Exercise brief: Take the data below and extract the lines from the one with "const int i = i4 * 4 + e;" to the one with "const int oi", inclusive, exactly as written.

Items from a data source
◆ ◆ ◆ ◆ ◆ ◆ ◆

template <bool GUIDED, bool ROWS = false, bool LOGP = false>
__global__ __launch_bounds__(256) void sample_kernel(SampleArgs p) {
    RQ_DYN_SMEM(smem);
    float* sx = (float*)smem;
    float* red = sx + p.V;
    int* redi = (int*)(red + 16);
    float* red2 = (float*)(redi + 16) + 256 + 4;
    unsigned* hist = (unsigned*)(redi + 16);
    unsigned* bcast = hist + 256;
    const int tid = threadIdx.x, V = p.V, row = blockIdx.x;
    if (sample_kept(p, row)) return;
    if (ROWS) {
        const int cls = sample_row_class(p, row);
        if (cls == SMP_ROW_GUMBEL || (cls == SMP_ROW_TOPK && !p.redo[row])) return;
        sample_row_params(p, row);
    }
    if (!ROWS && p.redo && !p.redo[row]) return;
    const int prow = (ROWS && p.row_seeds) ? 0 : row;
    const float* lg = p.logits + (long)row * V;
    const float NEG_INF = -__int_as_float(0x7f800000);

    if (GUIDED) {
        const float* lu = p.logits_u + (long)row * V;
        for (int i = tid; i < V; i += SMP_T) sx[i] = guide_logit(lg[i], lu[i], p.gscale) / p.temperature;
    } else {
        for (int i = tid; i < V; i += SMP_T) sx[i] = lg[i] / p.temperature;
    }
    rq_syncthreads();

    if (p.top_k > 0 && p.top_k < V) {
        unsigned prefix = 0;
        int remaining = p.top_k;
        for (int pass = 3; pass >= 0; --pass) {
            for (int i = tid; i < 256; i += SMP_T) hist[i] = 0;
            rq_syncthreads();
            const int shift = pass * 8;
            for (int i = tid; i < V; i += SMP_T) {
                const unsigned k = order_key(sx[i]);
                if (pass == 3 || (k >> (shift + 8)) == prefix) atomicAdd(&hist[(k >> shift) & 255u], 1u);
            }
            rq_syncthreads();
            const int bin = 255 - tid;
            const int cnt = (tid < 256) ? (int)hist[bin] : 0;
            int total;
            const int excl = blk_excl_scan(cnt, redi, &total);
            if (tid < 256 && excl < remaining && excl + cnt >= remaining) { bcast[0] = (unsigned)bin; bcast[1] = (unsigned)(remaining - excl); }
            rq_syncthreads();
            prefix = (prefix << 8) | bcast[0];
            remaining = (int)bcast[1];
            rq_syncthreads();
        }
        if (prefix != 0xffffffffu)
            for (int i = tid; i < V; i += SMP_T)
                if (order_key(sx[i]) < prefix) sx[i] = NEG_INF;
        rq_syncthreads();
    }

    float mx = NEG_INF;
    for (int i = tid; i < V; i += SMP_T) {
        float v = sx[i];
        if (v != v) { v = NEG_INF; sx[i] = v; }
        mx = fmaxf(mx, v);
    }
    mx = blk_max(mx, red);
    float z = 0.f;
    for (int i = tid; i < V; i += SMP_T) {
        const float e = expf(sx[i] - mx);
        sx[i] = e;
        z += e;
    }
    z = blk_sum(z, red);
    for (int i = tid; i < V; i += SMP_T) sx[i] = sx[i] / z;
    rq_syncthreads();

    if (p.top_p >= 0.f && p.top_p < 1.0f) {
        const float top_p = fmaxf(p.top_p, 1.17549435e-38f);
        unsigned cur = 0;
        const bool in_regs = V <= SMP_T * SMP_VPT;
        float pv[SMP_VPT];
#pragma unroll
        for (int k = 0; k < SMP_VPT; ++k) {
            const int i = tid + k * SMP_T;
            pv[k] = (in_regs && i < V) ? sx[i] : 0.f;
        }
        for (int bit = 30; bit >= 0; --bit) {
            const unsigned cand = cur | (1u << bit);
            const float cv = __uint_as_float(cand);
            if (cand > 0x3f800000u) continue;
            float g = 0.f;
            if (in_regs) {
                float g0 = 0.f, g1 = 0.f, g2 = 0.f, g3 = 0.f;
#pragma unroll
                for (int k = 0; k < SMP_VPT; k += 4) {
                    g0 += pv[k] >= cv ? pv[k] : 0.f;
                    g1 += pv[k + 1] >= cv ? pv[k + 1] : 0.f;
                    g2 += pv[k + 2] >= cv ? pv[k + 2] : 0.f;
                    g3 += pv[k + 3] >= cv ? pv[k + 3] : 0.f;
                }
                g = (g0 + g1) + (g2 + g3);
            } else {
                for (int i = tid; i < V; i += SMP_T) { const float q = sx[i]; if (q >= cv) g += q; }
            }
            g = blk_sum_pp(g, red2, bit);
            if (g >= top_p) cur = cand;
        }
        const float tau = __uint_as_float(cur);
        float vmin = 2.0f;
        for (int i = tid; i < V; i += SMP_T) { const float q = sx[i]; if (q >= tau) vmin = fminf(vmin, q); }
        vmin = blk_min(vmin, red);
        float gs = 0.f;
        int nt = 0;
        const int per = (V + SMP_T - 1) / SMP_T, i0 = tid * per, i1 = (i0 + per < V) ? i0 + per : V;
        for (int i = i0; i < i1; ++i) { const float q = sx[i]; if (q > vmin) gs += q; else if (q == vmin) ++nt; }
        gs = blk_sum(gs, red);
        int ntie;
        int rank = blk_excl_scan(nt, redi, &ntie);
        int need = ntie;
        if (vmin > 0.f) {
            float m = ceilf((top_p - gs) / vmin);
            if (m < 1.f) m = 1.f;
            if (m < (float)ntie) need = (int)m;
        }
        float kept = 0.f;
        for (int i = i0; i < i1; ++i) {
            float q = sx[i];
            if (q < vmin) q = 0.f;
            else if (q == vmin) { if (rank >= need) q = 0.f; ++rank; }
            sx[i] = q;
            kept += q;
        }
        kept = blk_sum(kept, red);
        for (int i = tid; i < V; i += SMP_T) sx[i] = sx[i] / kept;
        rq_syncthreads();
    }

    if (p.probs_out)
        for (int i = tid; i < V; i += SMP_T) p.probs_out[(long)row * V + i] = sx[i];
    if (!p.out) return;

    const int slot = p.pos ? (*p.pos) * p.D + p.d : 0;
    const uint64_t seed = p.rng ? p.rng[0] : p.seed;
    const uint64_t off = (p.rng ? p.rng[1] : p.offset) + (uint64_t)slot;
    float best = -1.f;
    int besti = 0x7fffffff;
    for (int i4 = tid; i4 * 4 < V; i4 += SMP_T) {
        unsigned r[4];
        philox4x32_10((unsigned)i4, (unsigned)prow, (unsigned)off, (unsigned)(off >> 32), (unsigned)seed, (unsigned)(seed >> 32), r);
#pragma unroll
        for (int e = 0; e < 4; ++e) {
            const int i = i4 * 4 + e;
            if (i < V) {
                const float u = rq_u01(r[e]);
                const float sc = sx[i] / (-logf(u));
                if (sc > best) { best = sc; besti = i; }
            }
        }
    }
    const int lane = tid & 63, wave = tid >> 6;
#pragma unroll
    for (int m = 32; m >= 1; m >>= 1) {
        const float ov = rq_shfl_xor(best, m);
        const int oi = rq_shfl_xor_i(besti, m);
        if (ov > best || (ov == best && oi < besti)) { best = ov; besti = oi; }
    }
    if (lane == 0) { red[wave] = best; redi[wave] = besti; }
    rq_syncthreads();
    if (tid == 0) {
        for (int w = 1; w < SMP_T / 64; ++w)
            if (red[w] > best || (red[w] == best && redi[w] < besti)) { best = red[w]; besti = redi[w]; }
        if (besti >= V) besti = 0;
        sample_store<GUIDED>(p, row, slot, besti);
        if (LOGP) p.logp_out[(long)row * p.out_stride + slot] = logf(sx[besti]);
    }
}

◆ ◆ ◆ ◆ ◆ ◆ ◆

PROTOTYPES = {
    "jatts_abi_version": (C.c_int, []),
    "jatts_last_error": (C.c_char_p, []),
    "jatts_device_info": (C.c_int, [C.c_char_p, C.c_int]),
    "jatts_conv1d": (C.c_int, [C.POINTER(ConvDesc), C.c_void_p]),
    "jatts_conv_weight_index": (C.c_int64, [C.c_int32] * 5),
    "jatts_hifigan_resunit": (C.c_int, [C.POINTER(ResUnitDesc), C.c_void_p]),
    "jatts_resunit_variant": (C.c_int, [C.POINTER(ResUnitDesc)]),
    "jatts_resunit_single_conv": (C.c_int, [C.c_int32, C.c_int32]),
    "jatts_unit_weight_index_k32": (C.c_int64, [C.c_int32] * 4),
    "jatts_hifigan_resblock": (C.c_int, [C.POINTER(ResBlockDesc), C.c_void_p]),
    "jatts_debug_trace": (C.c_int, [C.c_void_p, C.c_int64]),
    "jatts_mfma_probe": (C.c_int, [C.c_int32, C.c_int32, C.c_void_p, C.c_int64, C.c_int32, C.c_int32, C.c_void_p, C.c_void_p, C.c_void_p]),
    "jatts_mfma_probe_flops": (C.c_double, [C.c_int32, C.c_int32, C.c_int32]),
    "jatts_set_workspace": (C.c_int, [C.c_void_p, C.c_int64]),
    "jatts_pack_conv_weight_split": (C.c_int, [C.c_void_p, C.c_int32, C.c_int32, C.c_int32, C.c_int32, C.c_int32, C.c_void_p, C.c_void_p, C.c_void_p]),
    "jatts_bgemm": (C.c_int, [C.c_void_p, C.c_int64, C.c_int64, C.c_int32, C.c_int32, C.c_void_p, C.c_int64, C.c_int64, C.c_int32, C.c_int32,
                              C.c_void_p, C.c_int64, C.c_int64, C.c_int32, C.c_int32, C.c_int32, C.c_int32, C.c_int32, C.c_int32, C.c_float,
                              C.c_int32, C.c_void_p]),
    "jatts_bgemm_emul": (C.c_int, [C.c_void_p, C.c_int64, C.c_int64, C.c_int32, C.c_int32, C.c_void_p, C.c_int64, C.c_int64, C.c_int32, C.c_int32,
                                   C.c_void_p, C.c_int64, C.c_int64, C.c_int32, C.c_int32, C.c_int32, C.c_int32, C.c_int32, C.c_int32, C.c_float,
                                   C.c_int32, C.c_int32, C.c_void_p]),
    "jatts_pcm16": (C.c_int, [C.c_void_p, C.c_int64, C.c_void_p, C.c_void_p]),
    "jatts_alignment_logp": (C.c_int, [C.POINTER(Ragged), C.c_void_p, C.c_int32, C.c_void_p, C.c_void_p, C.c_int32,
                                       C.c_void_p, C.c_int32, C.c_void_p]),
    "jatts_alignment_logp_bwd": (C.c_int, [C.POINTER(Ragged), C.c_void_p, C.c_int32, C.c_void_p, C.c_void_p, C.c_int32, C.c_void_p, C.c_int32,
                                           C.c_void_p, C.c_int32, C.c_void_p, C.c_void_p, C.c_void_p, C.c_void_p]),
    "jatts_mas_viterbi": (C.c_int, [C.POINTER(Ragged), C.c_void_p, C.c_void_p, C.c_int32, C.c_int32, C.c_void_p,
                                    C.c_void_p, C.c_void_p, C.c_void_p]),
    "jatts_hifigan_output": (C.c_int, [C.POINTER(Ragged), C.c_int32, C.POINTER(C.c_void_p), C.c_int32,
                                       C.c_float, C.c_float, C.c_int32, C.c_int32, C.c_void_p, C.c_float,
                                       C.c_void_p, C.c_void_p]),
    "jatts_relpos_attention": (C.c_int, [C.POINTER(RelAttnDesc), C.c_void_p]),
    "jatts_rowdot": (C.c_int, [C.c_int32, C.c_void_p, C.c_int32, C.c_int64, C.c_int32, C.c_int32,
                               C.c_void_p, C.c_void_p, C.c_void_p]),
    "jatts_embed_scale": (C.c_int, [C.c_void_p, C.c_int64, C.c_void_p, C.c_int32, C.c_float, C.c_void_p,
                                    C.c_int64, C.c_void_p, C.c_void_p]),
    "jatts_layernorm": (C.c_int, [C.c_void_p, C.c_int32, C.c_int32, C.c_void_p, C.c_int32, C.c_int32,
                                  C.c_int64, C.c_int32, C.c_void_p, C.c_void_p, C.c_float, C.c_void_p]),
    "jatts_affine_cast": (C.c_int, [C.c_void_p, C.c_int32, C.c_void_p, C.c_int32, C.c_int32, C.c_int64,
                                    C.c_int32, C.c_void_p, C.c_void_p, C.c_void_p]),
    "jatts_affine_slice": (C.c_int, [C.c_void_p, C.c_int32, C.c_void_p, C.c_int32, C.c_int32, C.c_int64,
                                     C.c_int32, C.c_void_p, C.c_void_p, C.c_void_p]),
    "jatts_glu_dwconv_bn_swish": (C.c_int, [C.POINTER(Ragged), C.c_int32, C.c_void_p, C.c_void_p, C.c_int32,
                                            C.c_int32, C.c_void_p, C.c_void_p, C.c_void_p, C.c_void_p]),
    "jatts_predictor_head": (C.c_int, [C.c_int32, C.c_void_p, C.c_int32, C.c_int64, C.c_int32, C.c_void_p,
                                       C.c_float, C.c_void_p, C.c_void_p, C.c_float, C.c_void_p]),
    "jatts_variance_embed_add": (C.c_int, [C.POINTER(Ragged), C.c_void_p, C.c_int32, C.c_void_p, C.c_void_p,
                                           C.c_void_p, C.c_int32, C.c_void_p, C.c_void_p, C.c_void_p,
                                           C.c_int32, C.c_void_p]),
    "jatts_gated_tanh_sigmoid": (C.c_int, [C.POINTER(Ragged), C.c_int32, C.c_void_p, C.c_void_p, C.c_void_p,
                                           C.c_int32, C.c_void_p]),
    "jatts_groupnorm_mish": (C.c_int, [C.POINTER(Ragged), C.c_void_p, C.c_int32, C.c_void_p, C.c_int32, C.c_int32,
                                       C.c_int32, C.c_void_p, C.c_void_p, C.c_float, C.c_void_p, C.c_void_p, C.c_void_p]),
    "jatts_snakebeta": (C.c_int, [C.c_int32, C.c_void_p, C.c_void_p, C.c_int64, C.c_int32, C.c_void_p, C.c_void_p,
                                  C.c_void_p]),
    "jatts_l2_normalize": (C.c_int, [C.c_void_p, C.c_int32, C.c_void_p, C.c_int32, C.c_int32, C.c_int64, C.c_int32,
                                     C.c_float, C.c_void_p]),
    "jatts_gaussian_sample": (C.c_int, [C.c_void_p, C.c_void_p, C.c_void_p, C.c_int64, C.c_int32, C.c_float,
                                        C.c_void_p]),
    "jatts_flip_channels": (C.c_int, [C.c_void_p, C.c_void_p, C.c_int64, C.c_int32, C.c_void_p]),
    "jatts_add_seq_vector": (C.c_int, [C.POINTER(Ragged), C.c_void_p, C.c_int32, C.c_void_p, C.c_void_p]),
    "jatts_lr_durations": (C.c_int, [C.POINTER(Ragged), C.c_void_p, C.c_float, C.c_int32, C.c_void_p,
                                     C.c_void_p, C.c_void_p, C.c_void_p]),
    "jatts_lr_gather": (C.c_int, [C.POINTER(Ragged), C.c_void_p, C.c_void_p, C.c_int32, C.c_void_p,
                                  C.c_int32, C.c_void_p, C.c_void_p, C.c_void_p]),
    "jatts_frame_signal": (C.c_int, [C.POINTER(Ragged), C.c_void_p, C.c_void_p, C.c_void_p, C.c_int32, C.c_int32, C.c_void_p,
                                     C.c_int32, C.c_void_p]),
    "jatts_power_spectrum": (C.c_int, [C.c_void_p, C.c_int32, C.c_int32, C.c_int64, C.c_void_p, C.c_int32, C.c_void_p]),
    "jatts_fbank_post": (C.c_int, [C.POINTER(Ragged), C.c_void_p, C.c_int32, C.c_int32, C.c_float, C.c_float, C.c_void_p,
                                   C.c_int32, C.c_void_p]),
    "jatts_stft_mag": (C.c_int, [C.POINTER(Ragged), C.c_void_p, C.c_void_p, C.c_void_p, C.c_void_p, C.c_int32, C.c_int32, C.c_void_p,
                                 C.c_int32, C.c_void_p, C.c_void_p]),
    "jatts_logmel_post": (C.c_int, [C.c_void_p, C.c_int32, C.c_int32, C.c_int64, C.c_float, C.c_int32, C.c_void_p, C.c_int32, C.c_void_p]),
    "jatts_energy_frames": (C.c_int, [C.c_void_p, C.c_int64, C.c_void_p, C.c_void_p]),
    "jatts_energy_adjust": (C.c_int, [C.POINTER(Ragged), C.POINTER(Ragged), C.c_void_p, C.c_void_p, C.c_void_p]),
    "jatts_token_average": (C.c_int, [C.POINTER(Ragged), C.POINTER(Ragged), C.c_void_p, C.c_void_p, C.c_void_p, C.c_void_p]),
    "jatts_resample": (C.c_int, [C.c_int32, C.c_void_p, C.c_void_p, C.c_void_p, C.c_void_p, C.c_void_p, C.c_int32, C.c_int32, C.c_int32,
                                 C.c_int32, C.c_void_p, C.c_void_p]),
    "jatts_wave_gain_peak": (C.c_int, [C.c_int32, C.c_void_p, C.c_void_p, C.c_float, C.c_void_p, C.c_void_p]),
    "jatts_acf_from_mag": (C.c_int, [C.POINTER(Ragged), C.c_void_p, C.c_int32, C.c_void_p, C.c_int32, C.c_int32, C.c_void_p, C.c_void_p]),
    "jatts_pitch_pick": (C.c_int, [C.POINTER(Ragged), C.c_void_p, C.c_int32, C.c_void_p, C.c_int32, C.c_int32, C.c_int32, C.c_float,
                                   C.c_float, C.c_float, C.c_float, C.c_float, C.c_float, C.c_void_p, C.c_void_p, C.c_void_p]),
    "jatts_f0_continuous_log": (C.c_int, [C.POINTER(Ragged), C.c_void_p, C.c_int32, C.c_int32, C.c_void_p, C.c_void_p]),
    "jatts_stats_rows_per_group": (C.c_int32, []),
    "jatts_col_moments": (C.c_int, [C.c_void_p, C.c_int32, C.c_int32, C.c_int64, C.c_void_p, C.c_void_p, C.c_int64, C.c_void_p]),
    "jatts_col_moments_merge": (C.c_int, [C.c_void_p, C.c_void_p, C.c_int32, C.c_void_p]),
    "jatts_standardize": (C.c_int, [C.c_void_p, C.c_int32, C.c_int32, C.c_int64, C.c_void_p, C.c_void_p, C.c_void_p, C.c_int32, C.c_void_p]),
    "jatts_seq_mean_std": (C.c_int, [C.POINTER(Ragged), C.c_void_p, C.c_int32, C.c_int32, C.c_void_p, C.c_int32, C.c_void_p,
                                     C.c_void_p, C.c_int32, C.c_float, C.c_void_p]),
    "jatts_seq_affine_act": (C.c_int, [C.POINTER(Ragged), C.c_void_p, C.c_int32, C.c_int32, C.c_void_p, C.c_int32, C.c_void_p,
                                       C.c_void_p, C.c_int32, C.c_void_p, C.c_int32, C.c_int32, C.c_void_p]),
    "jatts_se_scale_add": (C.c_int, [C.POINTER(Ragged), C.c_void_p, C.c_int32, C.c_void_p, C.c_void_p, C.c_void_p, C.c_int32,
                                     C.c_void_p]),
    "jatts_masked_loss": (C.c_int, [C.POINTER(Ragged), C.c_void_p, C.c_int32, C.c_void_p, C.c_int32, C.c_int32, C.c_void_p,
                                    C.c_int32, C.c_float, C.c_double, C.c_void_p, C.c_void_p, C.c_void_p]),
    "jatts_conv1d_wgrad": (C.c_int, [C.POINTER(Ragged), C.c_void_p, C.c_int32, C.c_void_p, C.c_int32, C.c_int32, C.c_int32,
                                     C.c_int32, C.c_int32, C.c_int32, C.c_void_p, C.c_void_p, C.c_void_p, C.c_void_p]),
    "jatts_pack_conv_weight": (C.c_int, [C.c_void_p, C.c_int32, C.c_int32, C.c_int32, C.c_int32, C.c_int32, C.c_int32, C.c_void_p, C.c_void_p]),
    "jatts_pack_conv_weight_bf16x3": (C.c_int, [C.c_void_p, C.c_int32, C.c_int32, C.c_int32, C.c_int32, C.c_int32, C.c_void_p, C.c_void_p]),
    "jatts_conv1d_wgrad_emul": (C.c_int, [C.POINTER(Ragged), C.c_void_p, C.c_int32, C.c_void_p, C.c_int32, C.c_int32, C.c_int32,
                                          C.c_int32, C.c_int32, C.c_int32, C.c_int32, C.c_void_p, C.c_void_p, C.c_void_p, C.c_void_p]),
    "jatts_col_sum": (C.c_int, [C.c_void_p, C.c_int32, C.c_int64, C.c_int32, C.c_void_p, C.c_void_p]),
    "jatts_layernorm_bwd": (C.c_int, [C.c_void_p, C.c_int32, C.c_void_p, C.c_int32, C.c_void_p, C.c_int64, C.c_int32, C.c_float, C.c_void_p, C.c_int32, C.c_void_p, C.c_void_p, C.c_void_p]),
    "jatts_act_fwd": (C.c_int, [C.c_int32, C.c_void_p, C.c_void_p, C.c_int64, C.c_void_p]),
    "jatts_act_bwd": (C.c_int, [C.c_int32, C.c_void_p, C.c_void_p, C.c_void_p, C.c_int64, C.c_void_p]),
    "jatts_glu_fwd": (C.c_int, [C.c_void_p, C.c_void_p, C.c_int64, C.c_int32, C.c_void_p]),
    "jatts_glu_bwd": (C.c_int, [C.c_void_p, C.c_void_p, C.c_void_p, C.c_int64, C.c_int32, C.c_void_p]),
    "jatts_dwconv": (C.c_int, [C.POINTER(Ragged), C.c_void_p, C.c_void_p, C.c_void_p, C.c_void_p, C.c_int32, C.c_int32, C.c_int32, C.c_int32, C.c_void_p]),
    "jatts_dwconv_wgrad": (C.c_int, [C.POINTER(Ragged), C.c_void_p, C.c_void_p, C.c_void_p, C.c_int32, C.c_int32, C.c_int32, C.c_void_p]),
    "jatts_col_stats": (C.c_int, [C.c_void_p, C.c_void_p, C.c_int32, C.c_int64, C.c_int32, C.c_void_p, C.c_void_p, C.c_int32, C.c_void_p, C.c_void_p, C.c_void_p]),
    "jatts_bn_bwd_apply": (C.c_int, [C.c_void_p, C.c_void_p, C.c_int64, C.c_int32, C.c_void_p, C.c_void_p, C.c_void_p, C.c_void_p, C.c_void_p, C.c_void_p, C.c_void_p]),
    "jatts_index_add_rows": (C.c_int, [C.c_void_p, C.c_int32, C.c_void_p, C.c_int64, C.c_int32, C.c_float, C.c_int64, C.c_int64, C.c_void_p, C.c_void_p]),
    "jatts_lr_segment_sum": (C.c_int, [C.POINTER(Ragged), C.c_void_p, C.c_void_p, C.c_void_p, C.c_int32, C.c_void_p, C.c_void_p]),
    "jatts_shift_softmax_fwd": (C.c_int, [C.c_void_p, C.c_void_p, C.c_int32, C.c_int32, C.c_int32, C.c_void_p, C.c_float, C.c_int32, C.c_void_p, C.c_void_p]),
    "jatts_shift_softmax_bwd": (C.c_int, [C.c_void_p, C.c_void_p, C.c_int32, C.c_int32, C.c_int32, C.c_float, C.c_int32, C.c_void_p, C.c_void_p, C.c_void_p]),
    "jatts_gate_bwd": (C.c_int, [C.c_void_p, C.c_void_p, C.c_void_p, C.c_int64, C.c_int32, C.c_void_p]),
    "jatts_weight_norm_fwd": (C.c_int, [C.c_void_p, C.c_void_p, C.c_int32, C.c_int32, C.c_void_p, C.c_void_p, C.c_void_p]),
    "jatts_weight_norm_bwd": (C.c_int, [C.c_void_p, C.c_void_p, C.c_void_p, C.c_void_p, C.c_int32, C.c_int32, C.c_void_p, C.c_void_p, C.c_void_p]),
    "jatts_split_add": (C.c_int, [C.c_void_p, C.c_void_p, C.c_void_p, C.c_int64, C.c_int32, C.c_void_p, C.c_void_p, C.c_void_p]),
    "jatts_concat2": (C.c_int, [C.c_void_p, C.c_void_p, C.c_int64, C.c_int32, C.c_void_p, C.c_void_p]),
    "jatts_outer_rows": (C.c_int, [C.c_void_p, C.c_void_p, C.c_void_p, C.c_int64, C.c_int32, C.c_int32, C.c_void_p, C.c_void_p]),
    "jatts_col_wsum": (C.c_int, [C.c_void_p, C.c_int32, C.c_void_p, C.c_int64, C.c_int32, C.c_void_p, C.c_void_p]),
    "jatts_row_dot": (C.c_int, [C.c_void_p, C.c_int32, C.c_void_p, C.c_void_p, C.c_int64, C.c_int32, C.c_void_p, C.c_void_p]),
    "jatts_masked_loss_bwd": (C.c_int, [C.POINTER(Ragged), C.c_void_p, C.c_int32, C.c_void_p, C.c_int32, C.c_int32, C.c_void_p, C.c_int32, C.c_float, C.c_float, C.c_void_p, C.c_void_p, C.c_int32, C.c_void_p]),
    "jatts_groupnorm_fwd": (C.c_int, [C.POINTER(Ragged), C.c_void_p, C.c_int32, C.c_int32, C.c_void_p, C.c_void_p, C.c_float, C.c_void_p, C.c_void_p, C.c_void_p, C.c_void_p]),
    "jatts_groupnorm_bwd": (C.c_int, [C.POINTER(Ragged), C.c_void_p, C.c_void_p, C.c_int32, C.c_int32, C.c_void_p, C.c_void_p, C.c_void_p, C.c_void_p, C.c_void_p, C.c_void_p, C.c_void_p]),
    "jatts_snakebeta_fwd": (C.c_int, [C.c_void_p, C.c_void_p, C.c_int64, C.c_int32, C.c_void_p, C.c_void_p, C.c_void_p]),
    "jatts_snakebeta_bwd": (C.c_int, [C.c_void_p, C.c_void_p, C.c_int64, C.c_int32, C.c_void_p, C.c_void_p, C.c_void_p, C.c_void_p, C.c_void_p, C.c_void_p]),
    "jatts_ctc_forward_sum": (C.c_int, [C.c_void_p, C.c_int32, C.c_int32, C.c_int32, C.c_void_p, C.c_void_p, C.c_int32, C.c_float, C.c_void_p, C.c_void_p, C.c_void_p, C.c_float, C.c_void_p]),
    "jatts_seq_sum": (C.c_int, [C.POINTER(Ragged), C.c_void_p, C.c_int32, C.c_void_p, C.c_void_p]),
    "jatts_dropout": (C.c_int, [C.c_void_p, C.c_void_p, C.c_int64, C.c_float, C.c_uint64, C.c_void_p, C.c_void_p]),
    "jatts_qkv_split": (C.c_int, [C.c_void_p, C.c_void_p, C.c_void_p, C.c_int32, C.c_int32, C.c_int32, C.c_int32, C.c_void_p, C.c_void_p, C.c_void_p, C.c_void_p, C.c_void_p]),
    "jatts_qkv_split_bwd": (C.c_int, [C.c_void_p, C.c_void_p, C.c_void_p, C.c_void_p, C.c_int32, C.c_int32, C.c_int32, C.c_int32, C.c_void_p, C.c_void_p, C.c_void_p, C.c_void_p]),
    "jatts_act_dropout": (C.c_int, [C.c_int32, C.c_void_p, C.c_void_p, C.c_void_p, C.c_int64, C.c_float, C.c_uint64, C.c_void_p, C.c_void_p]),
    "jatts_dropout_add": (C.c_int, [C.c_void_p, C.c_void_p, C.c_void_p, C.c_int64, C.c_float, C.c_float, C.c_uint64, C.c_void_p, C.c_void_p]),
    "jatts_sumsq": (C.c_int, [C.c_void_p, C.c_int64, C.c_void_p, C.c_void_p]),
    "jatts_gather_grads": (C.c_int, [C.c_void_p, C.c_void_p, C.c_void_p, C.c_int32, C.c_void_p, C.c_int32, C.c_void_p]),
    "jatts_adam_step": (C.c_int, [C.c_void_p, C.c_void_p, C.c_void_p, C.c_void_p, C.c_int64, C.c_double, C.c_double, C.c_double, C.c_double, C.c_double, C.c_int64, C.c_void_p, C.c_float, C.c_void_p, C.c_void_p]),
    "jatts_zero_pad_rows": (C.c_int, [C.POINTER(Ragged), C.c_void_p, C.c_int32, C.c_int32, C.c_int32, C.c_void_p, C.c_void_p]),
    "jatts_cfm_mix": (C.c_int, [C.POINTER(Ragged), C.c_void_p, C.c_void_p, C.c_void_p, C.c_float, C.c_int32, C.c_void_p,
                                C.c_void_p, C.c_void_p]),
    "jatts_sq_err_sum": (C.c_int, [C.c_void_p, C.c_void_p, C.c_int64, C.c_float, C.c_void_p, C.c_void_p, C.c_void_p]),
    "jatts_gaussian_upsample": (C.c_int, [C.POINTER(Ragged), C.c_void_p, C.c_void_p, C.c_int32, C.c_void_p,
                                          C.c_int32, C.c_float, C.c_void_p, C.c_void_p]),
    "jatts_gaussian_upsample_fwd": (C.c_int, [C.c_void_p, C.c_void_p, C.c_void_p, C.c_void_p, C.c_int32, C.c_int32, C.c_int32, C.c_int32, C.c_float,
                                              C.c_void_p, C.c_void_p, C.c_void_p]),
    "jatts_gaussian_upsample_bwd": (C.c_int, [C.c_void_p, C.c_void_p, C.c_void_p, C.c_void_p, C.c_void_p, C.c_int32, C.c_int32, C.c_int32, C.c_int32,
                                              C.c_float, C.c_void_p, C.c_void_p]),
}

◆ ◆ ◆ ◆ ◆ ◆ ◆

Exercise answer:
            const int i = i4 * 4 + e;
            if (i < V) {
                const float u = rq_u01(r[e]);
                const float sc = sx[i] / (-logf(u));
                if (sc > best) { best = sc; besti = i; }
            }
        }
    }
    const int lane = tid & 63, wave = tid >> 6;
#pragma unroll
    for (int m = 32; m >= 1; m >>= 1) {
        const float ov = rq_shfl_xor(best, m);
        const int oi = rq_shfl_xor_i(besti, m);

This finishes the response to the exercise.